Public assistance benefits paid to participants in a New York work experience program (WEP) are “wages,” as that term is defined in the state’s Workers’ Compensation Law [N.Y. Workers’ Comp. Law § 2(9)], held a state appellate court [Matter of Covert v Niagara County, 2019 N.Y. App. Div. LEXIS 3888 (3d Dept., May 16, 2019)]. Accordingly, where a law judge found that an individual, who sustained injury while assigned to work for as part of a county WEP, had sustained a 7.5 percent loss of use injury, entitling her to 18.3 weeks of workers’ compensation benefits, it was appropriate to compute the award based on her “earnings” within the WEP.
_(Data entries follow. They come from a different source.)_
# klebgenomics/Kaptive

Hardware: AMD Instinct MI355X
Metric: assemblies typed/sec (K+O) (higher is better)
Workload: dtype uint16x2 (exact; int32-equivalent); 1 GPU; 10000 synthetic 5 Mbp kpsc assemblies per GPU typed against the synthetic K-locus database, then the O-locus database; one step = all of them, as 10 batches of 1000 through context-owned work buffers; packed assemblies resident in HBM before the timed region; one alignment pass over the genes of both databases, one reduction per database; alignment_passes_per_batch=1, assemblies_per_gpu=10000, assemblies_total=10000, batch=1000, parallelism=1 x independent shard, no collective

## Files before the change

kaptive_amd/csrc/kp_align.hip:

```cpp
#include "kp_host.h"

static const char *const NO_RESULTS = "this batch has no resident alignment results (not aligned yet, or displaced: a context keeps the results of its KP_WORK_SLOTS most recently aligned batches)";

static int enqueue_forked(kp_ctx *ctx, kp_batch *b, KpWork *w, hipStream_t stream) {
    const KpAnchors an = w->anchors();
    const KpTasks tasks = w->tasks();
    const KpJoins joins = w->joins();
    const KpTrace trace = w->trace();
    kp_launch_join_chain(an, tasks, w->groups(), joins, w->d_jscratch.p, ctx->opt.join, w->jstream);
    kp_launch_join_fill(b->view, ctx->genes, joins, trace, ctx->opt.join, w->jstream);
    kp_launch_join_trace(b->view, ctx->genes, joins, tasks, trace, ctx->opt.join, w->jstream);
    kp_launch_task_order(b->view, ctx->genes, an, tasks, stream);
    KP_HIP_CHECK(ctx, hipEventRecord(w->ev[KP_EV_ORDER], stream));
    kp_launch_sw(b->view, ctx->genes, tasks, trace, ctx->max_gene_len > KP_FILL16_MAX_GENE_LEN, stream, w->ev[KP_EV_FILL]);
    KP_HIP_CHECK(ctx, hipEventRecord(w->ev[KP_EV_TRACEBACK], stream));
    return KP_OK;
}

static int enqueue_align(kp_ctx *ctx, kp_batch *b, KpWork *w) {
    const size_t n_asm = w->n_asm;
    for (auto &e : w->ev)
        if (!e) KP_HIP_CHECK(ctx, hipEventCreate(&e.h));
    if (!w->astream) KP_HIP_CHECK(ctx, hipStreamCreateWithFlags(&w->astream.h, hipStreamNonBlocking));
    if (!w->jstream) {
        KP_HIP_CHECK(ctx, hipStreamCreateWithFlags(&w->jstream.h, hipStreamNonBlocking));
        KP_HIP_CHECK(ctx, hipEventCreateWithFlags(&w->ev_jfork.h, hipEventDisableTiming));
        KP_HIP_CHECK(ctx, hipEventCreateWithFlags(&w->ev_jdone.h, hipEventDisableTiming));
    }
    hipStream_t stream = w->astream;
    const Event *ev = w->ev;
    if ((uint64_t)n_asm * w->anchor_cap > 0xFFFFFFF0ull)
        return kp_fail(ctx, KP_EOVERFLOW, "anchor buffer would exceed 2^32 entries; use smaller batches");
    if (((uint64_t)b->view.total_words << 4) >> KP_CAND_POS_BITS)
        return kp_fail(ctx, KP_EOVERFLOW, "a batch holds at most 2^33 bases (candidate positions); use smaller batches");
    KP_HIP_CHECK(ctx, w->d_anchors_a.reserve(n_asm * w->anchor_cap));
    KP_HIP_CHECK(ctx, w->d_anchors_b.reserve(n_asm * w->anchor_cap));
    KP_HIP_CHECK(ctx, w->d_counts.reserve(w->counts_len()));
    KP_HIP_CHECK(ctx, w->d_sub_counts.reserve(n_asm * KP_ANCHOR_SUBS));
    KP_HIP_CHECK(ctx, w->d_seg.reserve(w->seg_len()));
    KP_HIP_CHECK(ctx, w->d_tasks.reserve(KP_N_CLASSES * (size_t)w->task_cap));
    KP_HIP_CHECK(ctx, w->d_results.reserve(KP_N_CLASSES * (size_t)w->task_cap));
    KP_HIP_CHECK(ctx, w->d_task_drop.reserve(KP_N_CLASSES * (size_t)w->task_cap));
    KP_HIP_CHECK(ctx, w->d_jscratch.reserve(kp_join_chain_scratch_bytes(ctx->opt.join)));
    {
        uint32_t lg = 12;
        while (((uint64_t)1 << lg) < (uint64_t)b->max_asm_bases * 2 / 5 + 1 && lg < 31) ++lg;
        w->occ_log2 = lg;
        KP_HIP_CHECK(ctx, w->d_occ_keys.reserve((size_t)w->occ_slots << lg));
        KP_HIP_CHECK(ctx, w->d_occ_cnts.reserve((size_t)w->occ_slots << lg));
        KP_HIP_CHECK(ctx, w->d_occ_state.reserve(kp_occ_state_words(n_asm, w->occ_slots)));
    }
    KP_HIP_CHECK(ctx, w->d_task_order.reserve(w->order_len()));
    KP_HIP_CHECK(ctx, w->d_cand.reserve(w->cand_cap));
    KP_HIP_CHECK(ctx, w->d_cand_count.reserve(KP_CAND_COUNTS));
    KP_HIP_CHECK(ctx, w->d_ends.reserve(KP_N_CLASSES * (size_t)w->task_cap));
    KP_HIP_CHECK(ctx, w->d_trace_top.reserve(KP_TOP_WORDS));
    KP_HIP_CHECK(ctx, w->d_trace.reserve(w->trace_cap));
    KP_HIP_CHECK(ctx, w->d_groups.reserve(w->group_cap));
    KP_HIP_CHECK(ctx, w->d_joins.reserve(KP_N_CLASSES * (size_t)w->join_cap));
    KP_HIP_CHECK(ctx, w->d_join_counts.reserve(KP_JOIN_COUNTS));
    KP_HIP_CHECK(ctx, hipStreamWaitEvent(stream, b->in->ready, 0));
    if (b->after && b->after->in) KP_HIP_CHECK(ctx, hipStreamWaitEvent(stream, b->after->in->ready, 0));
    KP_HIP_CHECK(ctx, hipMemsetAsync(w->d_counts.p, 0, w->counts_len() * sizeof(uint32_t), stream));
    KP_HIP_CHECK(ctx, hipMemsetAsync(w->d_sub_counts.p, 0, n_asm * KP_ANCHOR_SUBS * sizeof(uint32_t), stream));
    KP_HIP_CHECK(ctx, hipMemsetAsync(w->d_cand_count.p, 0, KP_CAND_COUNTS * sizeof(unsigned long long), stream));
    KP_HIP_CHECK(ctx, hipMemsetAsync(w->d_task_order.p, 0, KP_ORDER_HEAD * sizeof(uint32_t), stream));
    KP_HIP_CHECK(ctx, hipMemsetAsync(w->d_trace_top.p, 0, KP_TOP_WORDS * sizeof(unsigned long long), stream));
    KP_HIP_CHECK(ctx, hipMemsetAsync(w->d_join_counts.p, 0, KP_JOIN_COUNTS * sizeof(uint32_t), stream));
    auto bits_for = [](uint64_t max_value) { uint32_t n = 1; while (n < 63 && (max_value >> n)) ++n; return n; };
    w->key_bits.qb = std::min<uint32_t>(16, bits_for((uint64_t)std::max(ctx->max_gene_len, 1)));
    w->key_bits.db = std::min<uint32_t>(30, bits_for((uint64_t)b->max_asm_bases + KP_DIAG_BIAS));
    const KpAnchors an = w->anchors();
    KP_HIP_CHECK(ctx, hipEventRecord(ev[KP_EV_START], stream));
    kp_launch_scan(b->view, ctx->index, w->d_cand.p, w->d_cand_count.p, w->cand_cap, an, ctx->opt.scan_mode, b->n_ctg_total, stream, ev[KP_EV_SCAN]);
    if (!ctx->opt.library_sort && kp_bsort_fits(2u * (uint32_t)ctx->n_genes)) {
        kp_launch_anchor_bsort(b->view, an, 2u * (uint32_t)ctx->n_genes, stream);
    } else {
        kp_launch_anchor_compact(b->view, an, stream);
        int rc = kp_sort_anchors(ctx, an, b->n_asm, &w->sort_temp.p, &w->sort_temp.bytes, w->seg_begin(), w->seg_end(),
                                 (int)(w->key_bits.qb + w->key_bits.db) + ctx->gs_bits, stream);
        if (rc) return rc;
    }
    KP_HIP_CHECK(ctx, hipEventRecord(ev[KP_EV_SORT], stream));
    kp_launch_occ_cut(b->view, ctx->d_gene_len.p, an, w->d_occ_keys.p, w->d_occ_cnts.p, w->d_occ_state.p, w->occ_demand(), w->occ_slots, w->occ_log2, stream);
    kp_launch_chain(b->view, an, w->tasks(), w->groups(), stream);
    KP_HIP_CHECK(ctx, hipMemsetAsync(w->d_task_drop.p, 0, KP_N_CLASSES * (size_t)w->task_cap, stream));
    KP_HIP_CHECK(ctx, hipEventRecord(w->ev_jfork, stream));
    KP_HIP_CHECK(ctx, hipStreamWaitEvent(w->jstream, w->ev_jfork, 0));
    const int rc = enqueue_forked(ctx, b, w, stream);
    const hipError_t e_done = hipEventRecord(w->ev_jdone, w->jstream), e_join = hipStreamWaitEvent(stream, w->ev_jdone, 0);
    if (rc) return rc;
    KP_HIP_CHECK(ctx, e_done);
    KP_HIP_CHECK(ctx, e_join);
    KP_HIP_CHECK(ctx, hipEventRecord(ev[KP_EV_JOINED], stream));
    KP_HIP_CHECK(ctx, hipEventRecord(ev[KP_EV_END], stream));
    KP_HIP_CHECK(ctx, hipGetLastError());
    return KP_OK;
}

static int sync_runs(kp_ctx *ctx, KpWork *w) {
    KP_HIP_CHECK(ctx, hipStreamSynchronize(ctx->post));
    for (auto &r : w->runs)
        if (r && r->stream) { KP_HIP_CHECK(ctx, hipStreamSynchronize(r->stream)); if (r->aux) KP_HIP_CHECK(ctx, hipStreamSynchronize(r->aux)); }
    return KP_OK;
}

KpWork *finalised_work(kp_ctx *ctx, kp_batch *b) {
    KpWork *w = work_of(b);
    if (!w) { kp_fail(ctx, KP_ESTATE, NO_RESULTS); return nullptr; }
    if (!w->finalised) { kp_fail(ctx, KP_ESTATE, "kp_batch_wait has not completed"); return nullptr; }
    return w;
}

extern "C" {

int kp_batch_align(kp_ctx *ctx, kp_batch *b) {
    if (!ctx || !b || b->ctx != ctx) return kp_fail(ctx, KP_EINVAL, "bad context/batch");
    if (!ctx->has_db) return kp_fail(ctx, KP_ESTATE, "no database loaded");
    KP_HIP_CHECK(ctx, hipSetDevice(ctx->device));
    KpWork *w = work_of(b);
    if (!w) {
        w = &ctx->work[ctx->next_slot++ % KP_WORK_SLOTS];
        if (w->owner) {
            if (int rc = sync_runs(ctx, w)) return rc;
            w->owner->w = nullptr;
        }
        w->owner = b; w->n_asm = (size_t)b->n_asm;
        b->w = w; b->last_w = w;
    }
    kp_caps_size(ctx->opt, ctx->learnt, b->n_asm, b->view.total_words, *w);
    w->aligned = false; w->finalised = false;
    w->cs_on = ctx->opt.cs != 0; w->cs_valid = false;
    w->cigar_on = ctx->opt.cigar != 0 || w->cs_on; w->cigar_valid = false;
    for (auto &v : w->h_tasks) v.clear();
    w->reset_runs();
    w->stats[KP_STAT_RERUNS] = 0;
    int rc = enqueue_align(ctx, b, w);
    if (rc) return rc;
    w->aligned = true;
    return KP_OK;
}

static int finalise_hits_on_device(kp_ctx *ctx, kp_batch *b, KpWork *w) {
    const size_t n_asm = w->n_asm;
    for (int attempt = 0;; ++attempt) {
        KP_HIP_CHECK(ctx, w->d_hits_raw.reserve(n_asm * w->hit_cap));
        KP_HIP_CHECK(ctx, w->d_hits.reserve(n_asm * w->hit_cap));
        KP_HIP_CHECK(ctx, w->d_keys.reserve(n_asm * w->hit_cap * 3));
        KP_HIP_CHECK(ctx, w->d_hit_counts.reserve(w->hit_counts_len()));
        KP_HIP_CHECK(ctx, w->d_cells.reserve(1));
        KP_HIP_CHECK(ctx, hipMemsetAsync(w->d_hit_counts.p, 0, w->hit_counts_len() * sizeof(uint32_t), ctx->post));
        KP_HIP_CHECK(ctx, hipMemsetAsync(w->d_cells.p, 0, sizeof(unsigned long long), ctx->post));
        kp_launch_hit_finalise(b->view, ctx->d_gene_len.p, w->tasks(), w->joins(), w->raw_hits(), w->hits(), w->d_cells.p, ctx->ln_half(), ctx->ln_int(), ctx->post);
        KP_HIP_CHECK(ctx, hipGetLastError());
        w->h_hit_counts.resize(w->hit_counts_len());
        unsigned long long cells = 0;
        if (int frc = fetch_all(ctx, ctx->post, {{w->h_hit_counts.data(), w->d_hit_counts.p, w->hit_counts_len() * sizeof(uint32_t)}, {&cells, w->d_cells.p, sizeof cells}}))
            return frc;
        const uint32_t max_raw = n_asm ? *std::max_element(w->h_raw_hit_count(), w->h_raw_hit_count() + n_asm) : 0;
        if (max_raw <= w->hit_cap) { w->stats[KP_STAT_CELLS] = (int64_t)cells; break; }
        if (attempt >= 2) return kp_fail(ctx, KP_EOVERFLOW, "hit buffers overflowed repeatedly");
        kp_caps_grow_hits(ctx->learnt, *w, max_raw, true);
        w->stats[KP_STAT_RERUNS] += 1;
    }
    w->hit_off.assign(n_asm + 1, 0);
    for (size_t a = 0; a < n_asm; ++a) w->hit_off[a + 1] = w->hit_off[a] + (int64_t)w->h_hit_count()[a];
    return KP_OK;
}

static int emit_cigars(kp_ctx *ctx, kp_batch *b, KpWork *w) {
    const size_t n_asm = w->n_asm;
    const int64_t total = w->hit_off[n_asm];
    w->cigar_cap = kp_caps_cigar_size(ctx->opt, ctx->learnt, (uint64_t)total);
    KP_HIP_CHECK(ctx, w->d_cig_src.reserve(n_asm * w->hit_cap));
    KP_HIP_CHECK(ctx, w->d_cig_cnt.reserve((size_t)total));
    KP_HIP_CHECK(ctx, w->d_cig_off.reserve((size_t)total + 1));
    KP_HIP_CHECK(ctx, w->d_cig_hit_off.reserve(n_asm + 1));
    KP_HIP_CHECK(ctx, w->d_cig_ops.reserve(w->cigar_cap));
    KP_HIP_CHECK(ctx, hipMemcpyAsync(w->d_cig_hit_off.p, w->hit_off.data(), (n_asm + 1) * sizeof(int64_t), hipMemcpyHostToDevice, ctx->post));
    kp_launch_cigar_locate(b->view, ctx->d_gene_len.p, w->tasks(), w->joins(), w->hits(), w->d_cig_src.p, ctx->post);
    kp_launch_cigar_walk(b->view, ctx->genes, w->tasks(), w->joins(), w->trace(), w->hits(), w->hit_rows(), w->d_cig_src.p, w->cigars(), false, ctx->post);
    for (int attempt = 0;; ++attempt) {
        kp_launch_cigar_walk(b->view, ctx->genes, w->tasks(), w->joins(), w->trace(), w->hits(), w->hit_rows(), w->d_cig_src.p, w->cigars(), true, ctx->post);
        KP_HIP_CHECK(ctx, hipGetLastError());
        int64_t need = 0;
        if (int frc = fetch_all(ctx, ctx->post, {{&need, w->d_cig_off.p + total, sizeof need}})) return frc;
        w->cigar_total = need;
        if (kp_caps_after_cigar(ctx->learnt, w->cigar_cap, (uint64_t)total, (uint64_t)need)) break;
        if (attempt >= 1) return kp_fail(ctx, KP_EOVERFLOW, "CIGAR buffer overflowed repeatedly");
        KP_HIP_CHECK(ctx, w->d_cig_ops.reserve(w->cigar_cap));
    }
    w->cigar_valid = true;
    return KP_OK;
}

static int emit_cs(kp_ctx *ctx, kp_batch *b, KpWork *w) {
    const int64_t total = w->hit_off[w->n_asm];
    w->cs_cap = kp_caps_cs_size(ctx->cs_caps, (uint64_t)total);
    KP_HIP_CHECK(ctx, w->d_cs_cnt.reserve((size_t)total));
    KP_HIP_CHECK(ctx, w->d_cs_off.reserve((size_t)total + 1));
    KP_HIP_CHECK(ctx, w->d_cs_bytes.reserve(w->cs_cap));
    kp_launch_cs_walk(b->view, ctx->genes, w->hits(), w->hit_rows(), w->cigars(), w->cs(), false, ctx->post);
    for (int attempt = 0;; ++attempt) {
        kp_launch_cs_walk(b->view, ctx->genes, w->hits(), w->hit_rows(), w->cigars(), w->cs(), true, ctx->post);
        KP_HIP_CHECK(ctx, hipGetLastError());
        int64_t need = 0;
        if (int frc = fetch_all(ctx, ctx->post, {{&need, w->d_cs_off.p + total, sizeof need}})) return frc;
        w->cs_total = need;
        if (kp_caps_after_cs(ctx->cs_caps, w->cs_cap, (uint64_t)total, (uint64_t)need)) break;
        if (attempt >= 1) return kp_fail(ctx, KP_EOVERFLOW, "cs buffer overflowed repeatedly");
        KP_HIP_CHECK(ctx, w->d_cs_bytes.reserve(w->cs_cap));
    }
    w->cs_valid = true;
    return KP_OK;
}
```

County’s Argument: No Wages
Niagara County argued, inter alia, that the amount of assistance that the WEP benefits could not be considered “wages,” since the amount of WEP benefits received by the participant was not determined by the number of hours worked. The Court countered that indeed, while that was true, nevertheless, the number of hours that a recipient of public assistance was required to participate in a WEP was determined by dividing the amount of assistance received by the higher of the federal or state minimum wage.
Contrary Decision Might Preclude Any Recovery for “Worker”
The Court also stressed that the fact that recipients of public assistance must participate in a WEP to receive benefits without reduction meant that the public assistance paid to WEP participants directly served as compensation for the work performed. Accordingly, the Court concluded that public assistance benefits were wages as defined in the Workers’ Compensation Law.
The Court added that a contrary determination would inequitably preclude compensation for such injuries or relegate the injured participant to a tort claim. Likewise, providing effective awards for injured participants also benefited those who host WEP participants, by ensuring that workers’ compensation was the exclusive remedy for injuries sustained in the workplace.